I stumbled across the http://www.head-fi.org/forums/f5/glo...mp-one-287709/ last night and it has me very interested. I know it doesnt exactly fit in the high end section but the amp part of it is getting very good reviews and it will run a set of high ef bookshelf speakers OR a pair of phones and that is a huge + for me. The built in dac is basicly unusable. They are comming out with a new version this month with a different dac that is supposed to be better though. The price on the amp is low enough that I could add a standalone dac if the new built in one isnt to my liking. Not sure if this amp would be a good match to the grados though.
 
Jan 7, 2009 at 9:53 PM Post #11 of 47
The amp you want at your budget is a Beta 22. It is a phenomenal, absolute top of the line Headphone and speaker amp. It can built moderately, or extremely maxed, depending on your budget and preferences. Go ahead and go balanced -- it's worth it for when you eventually try Sennheiser HD650s.

It is DIY, so will need to either buy one used on this forum, or find someone to build you one. Good options abound for builders here, though I'm not sure who's currently making them.

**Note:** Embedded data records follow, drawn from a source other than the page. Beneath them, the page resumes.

template <bool kMat, int PC>
__device__ __forceinline__ void prep_block(const PrepArgs& a, int cw, unsigned char* lds)
{
    constexpr int NC = PC;
    PrepLds<NC>& L = *reinterpret_cast<PrepLds<NC>*>(lds);
    auto& term = L.term;
    auto& wbad = L.wbad;
    auto& wbadm = L.wbadm;
    auto& wrej = L.wrej;
    auto& dred = L.dred;
    const int N = a.N, K = a.K;
    const int u = threadIdx.x, lane = u & (kWave - 1), wid = u / kWave;
    const int k0 = cw * PC;
    const int n3 = 3 * N;
    auto cand = [&](int c) { return a.pair ? (c < 4 ? 4 * cw + c : n3 + 4 * cw + c - 4) : k0 + c; };
    const bool obj = a.vp != nullptr;
    const PenArgs& pa = a.pa;
    MAC_PREP_STAMP(0);
    double acc = 0.0;
    bool bad = false;
    const bool excl = obj && pa.prev && (a.prec || a.pd) && a.skip_failed && N <= kPrepU;
    double dmx = -__builtin_inf(), dmy = -__builtin_inf(), dmr = -__builtin_inf();
    double dml = -__builtin_inf();
    uint32_t dead = 0u;
    for (int ib = 0; ib < N; ib += kPrepU) {
        const int nb = min(kPrepU, N - ib);
        const int i = ib + u;
        const bool iv = u < nb;
        const int ii = min(i, N - 1);
        double v[NC][3];
        if (!kMat && PC == 8 && a.pair) {
#pragma unroll
            for (int c = 0; c < 4; ++c) {
                const int col = 4 * cw + c;
#pragma unroll
                for (int q = 0; q < 3; ++q) {
                    const int vv = q * N + ii;
                    const double d = a.src.entry(n3, a.src.rp[vv], a.src.cp[col]);
                    v[c][q] = a.src.xinc[vv] + d;
                    v[c + 4][q] = a.src.xinc[vv] - d;
                }
            }
        } else {
#pragma unroll
            for (int c = 0; c < NC; ++c) {
                const int k = min(cand(c), K - 1);
#pragma unroll
                for (int q = 0; q < 3; ++q) {
                    if constexpr (kMat) v[c][q] = a.src.cands[(int64_t)k * a.src.ldc + q * N + ii];
                    else v[c][q] = a.src.get(k, q * N + ii, N);
                }
            }
        }
        double base[3] = {0.0, 0.0, 0.0};
        if (a.keysP) {
#pragma unroll
            for (int q = 0; q < 3; ++q) {
                if constexpr (kMat) base[q] = a.src.cands[q * N + ii];
                else base[q] = a.src.get(0, q * N + ii, N);
            }
        }
        if (obj) {
            const double x1 = pa.prev ? pa.prev[ii] : 0.0, y1 = pa.prev ? pa.prev[N + ii] : 0.0;
            const double z1 = pa.prev ? pa.prev[2 * N + ii] / pa.tan_half_fov : 0.0;
            const double rm = pa.rmax ? pa.rmax[ii] : 0.0;
            const double T3 = pen_threshold(pa, ii);
            uint32_t wdead = 0u;
#pragma unroll
            for (int c = 0; c < NC; ++c) {
                const double R2 = v[c][2];
                double t = pa.rmax ? __builtin_fabs(R2 - rm) : 0.0;
                if (pa.prev) {
                    const double z2 = R2 / pa.tan_half_fov;
                    const double ddx = x1 - v[c][0], ddy = y1 - v[c][1], ddz = z1 - z2;
                    const double sq = ddx * ddx + ddy * ddy + ddz * ddz;
                    if (sq > T3) t = -1.0;
                }
                term[c][u] = t;
                const uint64_t neg = __ballot(iv && t < 0.0);
                if (lane == 0) wbad[wid][c] = neg != 0;
                wdead |= (neg != 0 ? 1u : 0u) << c;
            }
            if (lane == 0) wbadm[wid] = wdead;
            if (a.mst_w) {
                bool rej = true;
                if (iv) {
                    const double bb = (double)a.src.b;
                    rej = diag_rejects(a.src.xinc[ii], bb, x1, 0, pa.tan_half_fov, T3) &&
                          diag_rejects(a.src.xinc[N + ii], bb, y1, 1, pa.tan_half_fov, T3) &&
                          diag_rejects(a.src.xinc[2 * N + ii], bb, pa.prev[2 * N + ii], 2, pa.tan_half_fov, T3);
                }
                const uint64_t keep = __ballot(!rej);
                if (lane == 0) wrej[wid] = keep == 0;
            }
            MAC_PREP_STAMP(1 + 3 * (ib / kPrepU));
            lds_barrier();
            if (excl) {
                dead = 0u;
#pragma unroll
                for (int w = 0; w < kPrepU / kWave; ++w) dead |= wbadm[w];
                if (a.mst_w) {
                    bool rej = true;
#pragma unroll
                    for (int w = 0; w < kPrepU / kWave; ++w) rej = rej && wrej[w] != 0;
                    if (cw == 0 && u == 0) a.mst_w->skip = rej ? 1 : 0;
                    if (rej) return;
                }
            }
            if (u < NC) {
#pragma unroll
                for (int w = 0; w < kPrepU / kWave; ++w) bad |= wbad[w][u] != 0;
                if (!bad) {
                    __builtin_amdgcn_s_setprio(3);
                    constexpr int kB = 3;
                    const double2* row2 = reinterpret_cast<const double2*>(&term[u][0]);
                    const int nfull = nb / (2 * kB);
                    auto batch = [&](double2 (&buf)[kB], int bt) {
                        const int at = (bt < nfull ? bt : nfull - 1) * kB;
#pragma unroll
                        for (int j = 0; j < kB; ++j) buf[j] = row2[at + j];
                    };
                    auto add = [&](const double2 (&buf)[kB]) {
#pragma unroll
                        for (int j = 0; j < kB; ++j) {
                            acc += buf[j].x;
                            acc += buf[j].y;
                        }
                    };
                    if (nfull > 0) {
                        double2 A[kB], B[kB];
                        batch(A, 0);
#pragma unroll 1
                        for (int bt = 0; bt < nfull; bt += 2) {
                            batch(B, bt + 1);
                            __builtin_amdgcn_sched_barrier(0);
                            add(A);
                            if (bt + 1 >= nfull) break;
                            batch(A, bt + 2);
                            __builtin_amdgcn_sched_barrier(0);
                            add(B);
                        }
                    }
                    for (int q = nfull * 2 * kB; q < nb; ++q) acc += term[u][q];
                    __builtin_amdgcn_s_setprio(0);
                }
            }
            MAC_PREP_STAMP(2 + 3 * (ib / kPrepU));
        }
        if (a.pd && a.keysP && iv) {
#pragma unroll
            for (int c = 0; c < NC; ++c) {
                const double x = v[c][0], y = v[c][1], r = v[c][2];
                if (cand(c) < K && !((dead >> c) & 1u) && r > 0.0 && __builtin_isfinite(x) &&
                    __builtin_isfinite(y)) {
                    double ex = __builtin_fabs(x - base[0]), ey = __builtin_fabs(y - base[1]), er = r - base[2];
                    double el = base[2] - r;
                    if (!(ex <= kDblMax)) ex = __builtin_inf();
                    if (!(ey <= kDblMax)) ey = __builtin_inf();
                    if (!(er == er)) er = __builtin_inf();
                    if (!(el == el)) el = __builtin_inf();
                    dmx = fmax(dmx, ex);
                    dmy = fmax(dmy, ey);
                    dmr = fmax(dmr, er);
                    dml = fmax(dml, el);
                }
            }
        }
        if (a.pd && ib + kPrepU >= N) {
#pragma unroll
            for (int o = 32; o >= 1; o >>= 1) {
                dmx = fmax(dmx, __shfl_xor(dmx, o, kWave));
                dmy = fmax(dmy, __shfl_xor(dmy, o, kWave));
                dmr = fmax(dmr, __shfl_xor(dmr, o, kWave));
                dml = fmax(dml, __shfl_xor(dml, o, kWave));
            }
            if (lane == 0) {
                dred[wid][0] = dmx;
                dred[wid][1] = dmy;
                dred[wid][2] = dmr;
                dred[wid][3] = dml;
            }
        }
        if ((a.prec || a.keysP) && iv) {
            double xa = __builtin_inf(), xb = -__builtin_inf(), ya = __builtin_inf(), yb = -__builtin_inf();
            double xm = 0.0, ym = 0.0, est = 0.0;
            bool any = false;
#pragma unroll
            for (int c = 0; c < NC; ++c) {
                if (!a.prec) break;
                const double x = v[c][0], y = v[c][1], r = v[c][2];
                if (cand(c) < K && !((dead >> c) & 1u) && r > 0.0 && __builtin_isfinite(x) &&
                    __builtin_isfinite(y)) {
                    any = true;
                    xa = fmin(xa, x - r);
                    xb = fmax(xb, x + r);
                    ya = fmin(ya, y - r);
                    yb = fmax(yb, y + r);
                    xm = fmax(xm, __builtin_fabs(x) + r);
                    ym = fmax(ym, __builtin_fabs(y) + r);
                    const double e = 2.0 * r * a.g.invS + 1.0;
                    est += e * e;
                }
            }
            bool kb = false;
            if (a.keysP) {
                uint32_t pk[NC];
#pragma unroll
                for (int c = 0; c < NC; ++c) {
                    int dx = 0, dy = 0, dr = 0;
                    const bool packs = key_int(v[c][0], base[0], 1023.0, dx) &&
                                       key_int(v[c][1], base[1], 1023.0, dy) &&
                                       key_int(v[c][2], base[2], 511.0, dr);
                    pk[c] = packs ? key_pack(dx, dy, dr) : kKeyEsc;
                    if (!packs) {
#pragma unroll
                        for (int q = 0; q < 3; ++q) {
                            const float f = (float)(v[c][q] - base[q]);
                            kb |= !((dead >> c) & 1u) && __builtin_bit_cast(uint64_t, base[q] + (double)f) != __builtin_bit_cast(uint64_t, v[c][q]);
                            a.keysT[(int64_t)(q * N + i) * a.ldk + cand(c)] = f;
                        }
                    }
                }
                uint32_t* const krow = a.keysP + (int64_t)i * a.ldk;
#pragma unroll
                for (int h = 0; h < PC / 4; ++h)
                    *reinterpret_cast<uint4*>(krow + cand(4 * h)) =
                        make_uint4(pk[4 * h], pk[4 * h + 1], pk[4 * h + 2], pk[4 * h + 3]);
            }
            if (a.prec) {
                int x0 = 0, x1 = -1, y0 = 0, y1 = -1;
                any = any && partial_range(xa, xb, xm, a.g.gx0, a.g.invS, a.g.nTx, x0, x1) &&
                      partial_range(ya, yb, ym, a.g.gy0, a.g.invS, a.g.nTy, y0, y1);
                a.prec[(int64_t)cw * N + i] =
                    make_int4((int)range_pack(any, x0, x1, range_shift(a.g.nTx)),
                              (int)range_pack(any, y0, y1, range_shift(a.g.nTy)),
                              __builtin_bit_cast(int, (float)est), kb ? 1 : 0);
            }
        }
        MAC_PREP_STAMP(3 + 3 * (ib / kPrepU));
        if (obj && ib + kPrepU < N) lds_barrier();
    }
    if (obj && u < NC && cand(u) < K) {
        a.vp[cand(u)] = bad ? __builtin_inf() : acc * a.penalty;
        if (a.dead8) a.dead8[cand(u)] = excl && bad ? 1 : 0;
    }
    if (obj && a.feas && wid == 0) {
        const uint64_t ok = __ballot(u < NC && cand(u) < K && !bad);
        if (lane == 0 && ok) atomicAdd(a.feas, (unsigned long long)__popcll(ok));
    }
    if (a.pd) {
        lds_barrier();
        if (u == 0) {
            double4 m = make_double4(dred[0][0], dred[0][1], dred[0][2], dred[0][3]);
            for (int q = 1; q < kPrepU / kWave; ++q) {
                m.x = fmax(m.x, dred[q][0]);
                m.y = fmax(m.y, dred[q][1]);
                m.z = fmax(m.z, dred[q][2]);
                m.w = fmax(m.w, dred[q][3]);
            }
            a.pd[cw] = m;
        }
    }
}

Expect around $1200 for this, and don't expect to find anything better for less.
 
Jan 7, 2009 at 11:11 PM Post #12 of 47
If you bought the RS-1, just pick up an Apogee Mini-DAC and you're done. I think the Mini-DAC feeding the RS-1 right out of the headphone output sounds good. No separate headphone amp necessary. Great synergy here.

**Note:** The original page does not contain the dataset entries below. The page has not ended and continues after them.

class _ConvT3dFn(torch.autograd.Function):
    @staticmethod
    def forward(ctx, x, weight, bias, bf16=False, bn_stats=False, out_bf16=False, in_norm=None):
        lib = _lib.load()
        x = x.contiguous()
        weight_param = weight
        weight = weight.contiguous()
        n, cin, d, h, w = x.shape
        cout = weight.shape[1]
        ctx.mfma = bool(bf16 and lib.s2d_convt3d_mfma_supported(cin, cout))
        ctx.in_norm = in_norm
        assert in_norm is None or (ctx.mfma and bn_stats and out_bf16 and lib.s2d_convt3d_mfma_norm_supported(cin, cout, d, h, w))
        x16 = x.dtype == torch.bfloat16
        assert not x16 or (in_norm is not None and lib.s2d_convt3d_mfma_x16_supported(cin, cout, d, h, w)), "bf16-stored input: the pre-norm x16 form only"
        out_bf16 = bool(out_bf16 and ctx.mfma and bn_stats)
        out = torch.empty((n, cout, 2 * d, 2 * h, 2 * w), dtype=torch.bfloat16 if out_bf16 else torch.float32, device=x.device)
        stats = None
        if ctx.mfma:
            partial = None
            if bn_stats:
                tiles = lib.s2d_convt3d_mfma_stats_tiles(n, cin, d, h, w)
                partial = torch.empty((tiles, 2, cout), dtype=torch.float32, device=x.device)
            if in_norm is not None:
                fwd_norm = lib.s2d_convt3d_mfma_fwd_stats_y16_norm_x16 if x16 else lib.s2d_convt3d_mfma_fwd_stats_y16_norm
                check(fwd_norm(_ptr(x), _ptr(in_norm), _ptr(_convt_packed(weight)), _ptr(bias), n, cin, cout, d, h, w,
                               _ptr(out), _ptr(partial), _stream()), "s2d_convt3d_mfma_fwd_stats_y16_norm")
            else:
                entry = lib.s2d_convt3d_mfma_fwd_stats_y16 if out_bf16 else lib.s2d_convt3d_mfma_fwd_stats
                check(entry(_ptr(x), _ptr(_convt_packed(weight)), _ptr(bias), n, cin, cout, d, h, w, _ptr(out), _ptr(partial), _stream()),
                      "s2d_convt3d_mfma_fwd_stats")
            if bn_stats:
                stats = torch.empty((2 * cout,), dtype=torch.float32, device=x.device)
                ws = _ws(lib.s2d_bn_partials_sum_workspace_bytes(partial.shape[0], cout), x.device)
                check(lib.s2d_bn_partials_sum_ws_f32(_ptr(partial), partial.shape[0], out.numel() // cout, cout, _ptr(stats), 0, _ptr(ws),
                                                     ws.numel(), _stream()), "s2d_bn_partials_sum_ws_f32")
        else:
            check(lib.s2d_convt3d_k4s2p1_fwd_f32(_ptr(x), _ptr(weight), _ptr(bias), n, cin, cout, d, h, w, _ptr(out), _stream()),
                  "s2d_convt3d_k4s2p1_fwd_f32")
        ctx.save_for_backward(x, weight)
        ctx.has_bias = bias is not None
        ctx.weight_p = weight_param
        if bn_stats:
            if stats is None:
                stats = _bncm_reduce("s2d_bncm_stats_f32", (_ptr(out),), n, cout, out[0, 0].numel(), x.device)
            ctx.mark_non_differentiable(stats)
            ctx.set_materialize_grads(False)
            return out, stats
        return out

    @staticmethod
    def backward(ctx, dout, *_unused, dout_sum=None):
        lib = _lib.load()
        x, weight = ctx.saved_tensors
        n, cin, d, h, w = x.shape
        cout = weight.shape[1]
        d16 = bool(dout.dtype == torch.bfloat16 and ctx.mfma and lib.s2d_convt3d_mfma_d16_supported(cin, cout, d, h, w))
        in_norm = getattr(ctx, "in_norm", None)
        assert in_norm is None or d16, "the input-norm fold runs with the bf16-stored gradient only"
        dout = dout.contiguous() if d16 else dout.float().contiguous()
        dx = dw = db = None
        x16 = x.dtype == torch.bfloat16
        assert not x16 or d16
        if ctx.needs_input_grad[0]:
            dx = torch.empty_like(x)
            if x16:
                check(lib.s2d_convt3d_mfma_dgrad_d16_x16(_ptr(dout), _ptr(_convt_packed(weight)), n, cin, cout, d, h, w, _ptr(dx), _stream()),
                      "s2d_convt3d_mfma_dgrad_d16_x16")
            elif d16:
                check(lib.s2d_convt3d_mfma_dgrad_d16(_ptr(dout), _ptr(_convt_packed(weight)), n, cin, cout, d, h, w, _ptr(dx), _stream()),
                      "s2d_convt3d_mfma_dgrad_d16")
            elif ctx.mfma:
                check(lib.s2d_convt3d_mfma_dgrad(_ptr(dout), _ptr(_convt_packed(weight)), n, cin, cout, d, h, w, _ptr(dx), _stream()),
                      "s2d_convt3d_mfma_dgrad")
            else:
                check(lib.s2d_convt3d_k4s2p1_dgrad_f32(_ptr(dout), _ptr(weight), n, cin, cout, d, h, w, _ptr(dx), _stream()),
                      "s2d_convt3d_k4s2p1_dgrad_f32")
        def wgrad():
            dw = torch.empty_like(weight)
            if _DEBUG_CT_WGRAD and in_norm is not None:
                from . import _debug
                return _debug.ct_wgrad_stand_in(_DEBUG_CT_WGRAD, dw, x.float() if x16 else x, dout, in_norm, (n, cin, cout, d, h, w),
                                                getattr(ctx, "_dbg_clones", None))
            if x16:
                ws = _ws(lib.s2d_convt3d_mfma_wgrad_workspace_bytes(n, cin, cout, d, h, w), x.device)
                check(lib.s2d_convt3d_mfma_wgrad_d16_norm_x16(_ptr(x), _ptr(in_norm), _ptr(dout), n, cin, cout, d, h, w, _ptr(dw), _ptr(ws), ws.numel(),
                                                              _stream()), "s2d_convt3d_mfma_wgrad_d16_norm_x16")
            elif d16 and in_norm is not None:
                ws = _ws(lib.s2d_convt3d_mfma_wgrad_workspace_bytes(n, cin, cout, d, h, w), x.device)
                check(lib.s2d_convt3d_mfma_wgrad_d16_norm(_ptr(x), _ptr(in_norm), _ptr(dout), n, cin, cout, d, h, w, _ptr(dw), _ptr(ws), ws.numel(),
                                                          _stream()), "s2d_convt3d_mfma_wgrad_d16_norm")
            elif d16:
                ws = _ws(lib.s2d_convt3d_mfma_wgrad_workspace_bytes(n, cin, cout, d, h, w), x.device)
                check(lib.s2d_convt3d_mfma_wgrad_d16(_ptr(x), _ptr(dout), n, cin, cout, d, h, w, _ptr(dw), _ptr(ws), ws.numel(), _stream()),
                      "s2d_convt3d_mfma_wgrad_d16")
            elif ctx.mfma:
                ws = _ws(lib.s2d_convt3d_mfma_wgrad_workspace_bytes(n, cin, cout, d, h, w), x.device)
                check(lib.s2d_convt3d_mfma_wgrad(_ptr(x), _ptr(dout), n, cin, cout, d, h, w, _ptr(dw), _ptr(ws), ws.numel(), _stream()),
                      "s2d_convt3d_mfma_wgrad")
            elif cin <= 32 and cout <= 32:
                ws = _ws(lib.s2d_convt3d_k4s2p1_wgrad_workspace_bytes(n, cin, cout, d, h, w), x.device)
                check(lib.s2d_convt3d_k4s2p1_wgrad_f32(_ptr(x), _ptr(dout), n, cin, cout, d, h, w, _ptr(dw), _ptr(ws),
                                                       ws.numel(), _stream()), "s2d_convt3d_k4s2p1_wgrad_f32")
            else:
                dp = F.pad(dout, (1, 1, 1, 1, 1, 1))
                xf = x.reshape(n, cin, -1)
                for kz in range(4):
                    for ky in range(4):
                        for kx in range(4):
                            sl = dp[:, :, kz:kz + 2 * d:2, ky:ky + 2 * h:2, kx:kx + 2 * w:2].reshape(n, cout, -1)
                            dw[:, :, kz, ky, kx] = torch.matmul(xf, sl.transpose(1, 2)).sum(0)
            return dw
        if ctx.needs_input_grad[1]:
            from . import side
            wp = getattr(ctx, "weight_p", None)
            if _DEBUG_CT_WGRAD == "clone_main" and in_norm is not None:
                ctx._dbg_clones = (x.clone(), dout.clone(), in_norm.clone())
            dw = side.run(wp, wgrad, x, dout, kind="pcr") if wp is not None else wgrad()
        if ctx.has_bias and ctx.needs_input_grad[2]:
            if dout_sum is not None:
                db = dout_sum
            elif d16:
                db = dout.float().sum(dim=(0, 2, 3, 4))
            elif dout[0, 0].numel() % 4 == 0:
                db = _bncm_reduce("s2d_bncm_stats_f32", (_ptr(dout),), n, cout, dout[0, 0].numel(), x.device)[:cout]
            else:
                db = dout.sum(dim=(0, 2, 3, 4))
        if not isinstance(ctx, torch.autograd.function.FunctionCtx):
            return dx, dw, db, None, None, None
        from . import side as _side
        return dx, _side.undefer(dw), db, None, None, None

Then the XLR outputs will be free to feed a pre-amp/integrated amp to your speakers.
 
Jan 8, 2009 at 2:15 AM Post #14 of 47
You're talking about spending some serious Bucks. Are there any retailers in you area where you could audition gear? Or maybe a local Head-Fi meet where you could listen to equipment?
How about getting in touch with a local/not-to-far-away Head-Fi member who would let you listen to some gear.
Where do you live? Your musical tastes are very near mine, I have a Marantz CD5001> woo 3+>RS-1, plus a bunch of other phones. The RS-1 is my favorite.
 
Jan 10, 2009 at 8:08 PM Post #15 of 47
Lots of great advice and sugestions, thanks guys.

The RS1's got here today and WOW. They are only running off my ipod right now but they already sound better then any HP I have ever heard. I cant wait to hear them with a proper source and amp!

Since the RA1 is supposed to be such a good match I ordered one of the CMOY diy amps off ebay to give a try until I can decide on a real amp. I also picked up a Headroom Micro Ultra Dac with upgraded psu on the for sale forums here. The amp and source should be here early in the week and I will let you know how I make out with them.